*Exercise details*: Only certain lines below are wanted: those starting at the line containing "uint32_t ble = bke;" and ending at the line containing "const FmdRank2 r", both included, each retyped exactly.

*Source material*:
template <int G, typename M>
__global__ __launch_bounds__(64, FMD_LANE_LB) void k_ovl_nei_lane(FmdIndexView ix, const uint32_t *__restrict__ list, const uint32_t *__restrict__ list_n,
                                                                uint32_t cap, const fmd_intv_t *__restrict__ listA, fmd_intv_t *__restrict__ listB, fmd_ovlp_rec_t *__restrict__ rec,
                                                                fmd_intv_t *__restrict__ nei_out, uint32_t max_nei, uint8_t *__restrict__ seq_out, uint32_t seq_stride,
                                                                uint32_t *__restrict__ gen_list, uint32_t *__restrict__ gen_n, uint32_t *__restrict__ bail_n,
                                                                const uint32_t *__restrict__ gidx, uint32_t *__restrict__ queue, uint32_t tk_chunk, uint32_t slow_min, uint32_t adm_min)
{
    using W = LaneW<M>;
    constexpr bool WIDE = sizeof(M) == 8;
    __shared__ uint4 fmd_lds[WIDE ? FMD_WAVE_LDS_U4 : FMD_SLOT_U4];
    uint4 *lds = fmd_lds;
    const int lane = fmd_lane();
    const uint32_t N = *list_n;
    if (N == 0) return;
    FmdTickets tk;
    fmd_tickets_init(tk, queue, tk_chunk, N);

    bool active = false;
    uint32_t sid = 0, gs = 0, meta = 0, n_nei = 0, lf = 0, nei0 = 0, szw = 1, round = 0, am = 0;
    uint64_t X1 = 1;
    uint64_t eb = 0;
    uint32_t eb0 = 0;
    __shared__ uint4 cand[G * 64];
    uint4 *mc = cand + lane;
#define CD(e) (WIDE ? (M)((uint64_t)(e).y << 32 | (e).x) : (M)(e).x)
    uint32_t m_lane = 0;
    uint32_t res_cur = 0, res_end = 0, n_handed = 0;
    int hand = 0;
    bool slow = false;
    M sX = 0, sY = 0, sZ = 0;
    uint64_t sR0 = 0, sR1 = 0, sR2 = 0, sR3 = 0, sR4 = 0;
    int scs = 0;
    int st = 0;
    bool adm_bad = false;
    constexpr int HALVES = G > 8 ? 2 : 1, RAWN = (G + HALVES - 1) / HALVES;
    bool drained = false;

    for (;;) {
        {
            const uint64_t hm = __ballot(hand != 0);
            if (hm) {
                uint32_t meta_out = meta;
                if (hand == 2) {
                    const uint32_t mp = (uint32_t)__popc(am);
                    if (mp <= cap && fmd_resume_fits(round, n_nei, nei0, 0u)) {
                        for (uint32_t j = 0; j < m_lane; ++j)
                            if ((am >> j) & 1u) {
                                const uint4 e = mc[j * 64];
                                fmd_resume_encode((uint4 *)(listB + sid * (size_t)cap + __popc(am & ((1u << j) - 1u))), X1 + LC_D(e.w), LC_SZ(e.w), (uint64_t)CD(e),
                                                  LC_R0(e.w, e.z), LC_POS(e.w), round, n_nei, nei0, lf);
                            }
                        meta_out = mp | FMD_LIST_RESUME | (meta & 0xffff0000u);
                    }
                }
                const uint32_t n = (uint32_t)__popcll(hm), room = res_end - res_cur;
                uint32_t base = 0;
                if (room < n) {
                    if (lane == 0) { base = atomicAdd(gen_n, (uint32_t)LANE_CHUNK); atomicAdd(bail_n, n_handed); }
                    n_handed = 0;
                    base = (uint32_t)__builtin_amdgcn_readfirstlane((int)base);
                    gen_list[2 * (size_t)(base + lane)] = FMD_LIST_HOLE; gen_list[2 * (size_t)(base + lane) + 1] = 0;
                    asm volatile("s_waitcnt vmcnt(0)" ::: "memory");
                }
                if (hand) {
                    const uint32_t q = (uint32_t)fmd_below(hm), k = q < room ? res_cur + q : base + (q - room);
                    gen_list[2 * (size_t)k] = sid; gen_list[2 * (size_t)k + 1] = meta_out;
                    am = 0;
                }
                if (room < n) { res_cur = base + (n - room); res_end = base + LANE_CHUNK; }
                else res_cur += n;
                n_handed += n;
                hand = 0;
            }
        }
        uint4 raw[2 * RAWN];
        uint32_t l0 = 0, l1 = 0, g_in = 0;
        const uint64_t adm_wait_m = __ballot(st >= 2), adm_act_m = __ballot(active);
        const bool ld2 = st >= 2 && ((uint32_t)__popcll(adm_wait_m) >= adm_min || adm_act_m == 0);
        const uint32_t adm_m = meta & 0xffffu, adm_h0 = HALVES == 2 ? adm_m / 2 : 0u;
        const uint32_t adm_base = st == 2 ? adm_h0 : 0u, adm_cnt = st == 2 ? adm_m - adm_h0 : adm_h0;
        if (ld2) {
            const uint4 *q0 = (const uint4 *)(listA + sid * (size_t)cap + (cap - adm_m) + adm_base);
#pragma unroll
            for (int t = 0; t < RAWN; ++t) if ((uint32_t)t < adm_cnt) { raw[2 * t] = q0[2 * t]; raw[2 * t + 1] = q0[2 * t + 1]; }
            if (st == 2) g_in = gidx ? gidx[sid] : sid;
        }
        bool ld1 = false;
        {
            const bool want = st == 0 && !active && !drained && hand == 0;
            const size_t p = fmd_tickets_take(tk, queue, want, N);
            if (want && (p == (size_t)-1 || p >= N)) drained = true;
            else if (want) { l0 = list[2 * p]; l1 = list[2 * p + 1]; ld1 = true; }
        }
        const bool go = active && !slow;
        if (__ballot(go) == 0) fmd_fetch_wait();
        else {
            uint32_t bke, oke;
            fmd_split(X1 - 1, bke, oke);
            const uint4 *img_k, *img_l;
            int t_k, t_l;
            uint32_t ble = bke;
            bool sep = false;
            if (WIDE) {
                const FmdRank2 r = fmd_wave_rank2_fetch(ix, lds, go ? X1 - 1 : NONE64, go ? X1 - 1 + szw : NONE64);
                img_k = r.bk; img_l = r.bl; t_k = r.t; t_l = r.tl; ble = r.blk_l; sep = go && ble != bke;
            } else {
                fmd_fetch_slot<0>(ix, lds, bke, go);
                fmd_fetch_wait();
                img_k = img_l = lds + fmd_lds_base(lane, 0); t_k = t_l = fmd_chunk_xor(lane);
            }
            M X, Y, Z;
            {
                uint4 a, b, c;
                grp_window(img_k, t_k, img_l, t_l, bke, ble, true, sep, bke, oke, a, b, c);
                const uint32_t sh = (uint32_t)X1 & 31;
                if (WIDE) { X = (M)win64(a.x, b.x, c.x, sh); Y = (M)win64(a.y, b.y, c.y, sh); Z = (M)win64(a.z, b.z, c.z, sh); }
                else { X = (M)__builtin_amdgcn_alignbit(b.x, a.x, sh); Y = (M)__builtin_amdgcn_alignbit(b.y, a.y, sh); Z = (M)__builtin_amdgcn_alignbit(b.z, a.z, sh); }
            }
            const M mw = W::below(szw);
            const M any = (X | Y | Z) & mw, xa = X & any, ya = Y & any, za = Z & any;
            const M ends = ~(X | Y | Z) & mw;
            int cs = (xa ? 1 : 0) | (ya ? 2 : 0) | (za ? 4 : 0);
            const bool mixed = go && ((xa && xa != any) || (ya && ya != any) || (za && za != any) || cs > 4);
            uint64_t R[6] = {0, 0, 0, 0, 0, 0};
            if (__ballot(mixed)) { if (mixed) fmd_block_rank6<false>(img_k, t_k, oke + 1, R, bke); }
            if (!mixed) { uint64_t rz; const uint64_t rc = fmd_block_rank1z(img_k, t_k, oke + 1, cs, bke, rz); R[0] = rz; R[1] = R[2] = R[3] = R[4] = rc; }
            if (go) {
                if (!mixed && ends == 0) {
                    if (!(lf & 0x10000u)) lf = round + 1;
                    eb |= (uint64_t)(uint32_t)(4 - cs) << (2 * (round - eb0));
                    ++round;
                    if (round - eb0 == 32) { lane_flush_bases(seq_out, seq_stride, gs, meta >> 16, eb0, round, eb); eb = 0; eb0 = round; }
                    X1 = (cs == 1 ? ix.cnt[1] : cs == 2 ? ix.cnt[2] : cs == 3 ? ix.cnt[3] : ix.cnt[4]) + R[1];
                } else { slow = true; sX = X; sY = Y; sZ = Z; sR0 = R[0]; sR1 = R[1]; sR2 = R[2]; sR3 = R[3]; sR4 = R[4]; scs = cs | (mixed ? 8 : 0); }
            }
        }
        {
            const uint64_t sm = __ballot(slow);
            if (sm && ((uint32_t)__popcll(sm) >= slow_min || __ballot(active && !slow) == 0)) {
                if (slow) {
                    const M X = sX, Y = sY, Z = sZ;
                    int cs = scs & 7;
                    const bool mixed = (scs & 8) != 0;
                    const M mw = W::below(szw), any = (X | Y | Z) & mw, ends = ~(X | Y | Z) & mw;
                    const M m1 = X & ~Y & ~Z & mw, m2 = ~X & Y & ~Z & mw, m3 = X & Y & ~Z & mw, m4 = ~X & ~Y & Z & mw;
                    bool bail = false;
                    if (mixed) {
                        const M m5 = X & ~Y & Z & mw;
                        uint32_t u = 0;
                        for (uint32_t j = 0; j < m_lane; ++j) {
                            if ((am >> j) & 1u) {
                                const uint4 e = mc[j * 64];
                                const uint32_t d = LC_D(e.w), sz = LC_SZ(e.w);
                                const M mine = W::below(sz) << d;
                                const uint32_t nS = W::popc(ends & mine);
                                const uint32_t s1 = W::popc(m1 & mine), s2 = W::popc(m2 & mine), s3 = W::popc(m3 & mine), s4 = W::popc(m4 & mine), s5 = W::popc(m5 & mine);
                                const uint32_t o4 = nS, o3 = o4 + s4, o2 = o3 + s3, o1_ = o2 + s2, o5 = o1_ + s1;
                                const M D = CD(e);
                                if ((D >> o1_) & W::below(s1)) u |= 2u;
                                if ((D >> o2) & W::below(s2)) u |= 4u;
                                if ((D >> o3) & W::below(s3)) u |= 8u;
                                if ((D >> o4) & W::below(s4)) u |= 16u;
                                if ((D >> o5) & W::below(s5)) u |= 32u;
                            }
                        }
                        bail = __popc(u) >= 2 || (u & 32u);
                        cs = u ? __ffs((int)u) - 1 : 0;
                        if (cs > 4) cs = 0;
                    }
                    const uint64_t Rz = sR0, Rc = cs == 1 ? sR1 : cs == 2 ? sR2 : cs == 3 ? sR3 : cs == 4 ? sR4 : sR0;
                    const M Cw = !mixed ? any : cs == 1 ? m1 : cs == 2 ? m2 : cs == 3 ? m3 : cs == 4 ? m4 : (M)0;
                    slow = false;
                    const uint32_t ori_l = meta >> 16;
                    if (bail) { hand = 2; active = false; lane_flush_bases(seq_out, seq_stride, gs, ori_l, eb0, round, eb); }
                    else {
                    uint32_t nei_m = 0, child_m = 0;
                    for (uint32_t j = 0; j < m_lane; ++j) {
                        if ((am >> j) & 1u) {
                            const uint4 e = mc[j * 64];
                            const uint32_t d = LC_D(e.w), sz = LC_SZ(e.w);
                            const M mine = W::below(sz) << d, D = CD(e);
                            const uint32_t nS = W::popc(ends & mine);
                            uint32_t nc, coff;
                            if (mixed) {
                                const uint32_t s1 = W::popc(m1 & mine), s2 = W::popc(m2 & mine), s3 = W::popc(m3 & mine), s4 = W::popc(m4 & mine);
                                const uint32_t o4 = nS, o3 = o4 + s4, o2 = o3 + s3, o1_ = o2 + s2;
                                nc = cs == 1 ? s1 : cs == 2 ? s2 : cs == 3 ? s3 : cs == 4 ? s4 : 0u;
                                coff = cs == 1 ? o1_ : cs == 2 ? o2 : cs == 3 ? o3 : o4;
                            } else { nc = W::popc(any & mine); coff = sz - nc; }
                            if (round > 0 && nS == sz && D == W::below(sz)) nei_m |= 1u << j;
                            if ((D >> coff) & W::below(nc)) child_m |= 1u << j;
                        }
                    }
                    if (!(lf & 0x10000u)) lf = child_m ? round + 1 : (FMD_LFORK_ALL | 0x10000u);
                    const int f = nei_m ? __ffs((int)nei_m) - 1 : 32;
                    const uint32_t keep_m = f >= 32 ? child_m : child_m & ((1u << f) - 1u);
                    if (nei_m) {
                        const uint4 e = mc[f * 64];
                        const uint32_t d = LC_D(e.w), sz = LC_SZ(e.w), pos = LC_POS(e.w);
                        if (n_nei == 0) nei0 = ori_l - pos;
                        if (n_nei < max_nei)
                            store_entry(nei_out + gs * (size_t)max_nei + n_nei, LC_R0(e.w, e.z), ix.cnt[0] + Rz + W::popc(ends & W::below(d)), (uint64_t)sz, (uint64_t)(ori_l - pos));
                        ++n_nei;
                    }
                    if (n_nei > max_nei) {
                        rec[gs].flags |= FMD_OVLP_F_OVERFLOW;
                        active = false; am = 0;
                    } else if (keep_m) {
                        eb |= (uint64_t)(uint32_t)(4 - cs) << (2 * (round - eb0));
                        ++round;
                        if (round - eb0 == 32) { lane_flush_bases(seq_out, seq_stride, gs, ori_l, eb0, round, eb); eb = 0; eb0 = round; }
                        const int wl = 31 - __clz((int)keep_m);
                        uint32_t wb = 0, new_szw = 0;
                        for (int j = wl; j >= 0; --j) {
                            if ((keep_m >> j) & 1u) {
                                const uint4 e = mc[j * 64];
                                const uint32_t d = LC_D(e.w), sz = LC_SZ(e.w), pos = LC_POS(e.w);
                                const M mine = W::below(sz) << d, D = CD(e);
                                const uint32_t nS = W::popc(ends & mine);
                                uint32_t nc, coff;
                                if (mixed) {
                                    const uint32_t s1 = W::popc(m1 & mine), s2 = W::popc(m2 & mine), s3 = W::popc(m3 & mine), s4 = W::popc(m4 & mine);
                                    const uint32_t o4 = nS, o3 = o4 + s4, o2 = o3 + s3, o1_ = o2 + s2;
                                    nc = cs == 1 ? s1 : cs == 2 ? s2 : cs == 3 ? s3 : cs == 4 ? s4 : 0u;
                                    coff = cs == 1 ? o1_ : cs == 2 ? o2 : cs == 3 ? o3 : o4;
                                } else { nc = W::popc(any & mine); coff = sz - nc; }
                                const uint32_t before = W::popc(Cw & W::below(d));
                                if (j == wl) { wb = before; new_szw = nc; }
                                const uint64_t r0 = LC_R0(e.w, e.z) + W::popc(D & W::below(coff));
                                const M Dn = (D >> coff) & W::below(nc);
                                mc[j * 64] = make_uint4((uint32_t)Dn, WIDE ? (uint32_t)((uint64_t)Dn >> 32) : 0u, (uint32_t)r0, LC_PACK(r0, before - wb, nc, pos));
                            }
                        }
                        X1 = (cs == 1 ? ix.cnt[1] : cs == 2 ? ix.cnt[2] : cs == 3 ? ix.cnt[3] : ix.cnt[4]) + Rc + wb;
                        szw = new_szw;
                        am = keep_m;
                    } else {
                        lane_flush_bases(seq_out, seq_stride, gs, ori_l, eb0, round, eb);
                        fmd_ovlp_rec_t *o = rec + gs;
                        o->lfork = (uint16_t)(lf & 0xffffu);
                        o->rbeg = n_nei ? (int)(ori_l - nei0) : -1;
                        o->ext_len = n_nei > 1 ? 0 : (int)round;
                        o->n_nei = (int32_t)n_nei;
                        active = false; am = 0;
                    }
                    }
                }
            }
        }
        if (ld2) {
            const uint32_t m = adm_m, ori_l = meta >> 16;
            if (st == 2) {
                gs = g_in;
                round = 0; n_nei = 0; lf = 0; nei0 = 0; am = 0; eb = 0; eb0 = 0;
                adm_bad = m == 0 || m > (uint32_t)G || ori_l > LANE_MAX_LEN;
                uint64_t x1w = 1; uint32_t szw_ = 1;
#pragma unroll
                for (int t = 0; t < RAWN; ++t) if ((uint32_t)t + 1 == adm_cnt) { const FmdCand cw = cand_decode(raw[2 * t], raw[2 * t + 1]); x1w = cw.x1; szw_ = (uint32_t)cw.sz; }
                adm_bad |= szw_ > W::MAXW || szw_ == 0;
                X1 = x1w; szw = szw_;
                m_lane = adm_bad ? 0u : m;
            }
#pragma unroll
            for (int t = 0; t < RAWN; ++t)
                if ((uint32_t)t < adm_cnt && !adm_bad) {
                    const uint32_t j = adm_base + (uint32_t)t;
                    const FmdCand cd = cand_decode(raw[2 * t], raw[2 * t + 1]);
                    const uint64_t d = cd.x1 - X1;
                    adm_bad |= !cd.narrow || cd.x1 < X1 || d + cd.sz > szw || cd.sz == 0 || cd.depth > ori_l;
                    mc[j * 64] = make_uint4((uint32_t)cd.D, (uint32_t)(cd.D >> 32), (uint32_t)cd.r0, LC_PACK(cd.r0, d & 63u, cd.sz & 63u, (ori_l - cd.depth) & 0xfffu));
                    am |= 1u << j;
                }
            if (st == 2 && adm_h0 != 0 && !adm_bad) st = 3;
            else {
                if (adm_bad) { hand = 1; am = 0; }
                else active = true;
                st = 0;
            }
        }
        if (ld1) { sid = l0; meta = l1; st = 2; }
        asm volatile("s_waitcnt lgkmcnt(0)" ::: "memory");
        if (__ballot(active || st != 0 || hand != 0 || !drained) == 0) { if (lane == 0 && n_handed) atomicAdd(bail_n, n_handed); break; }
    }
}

*Response*:
            uint32_t ble = bke;
            bool sep = false;
            if (WIDE) {
                const FmdRank2 r = fmd_wave_rank2_fetch(ix, lds, go ? X1 - 1 : NONE64, go ? X1 - 1 + szw : NONE64);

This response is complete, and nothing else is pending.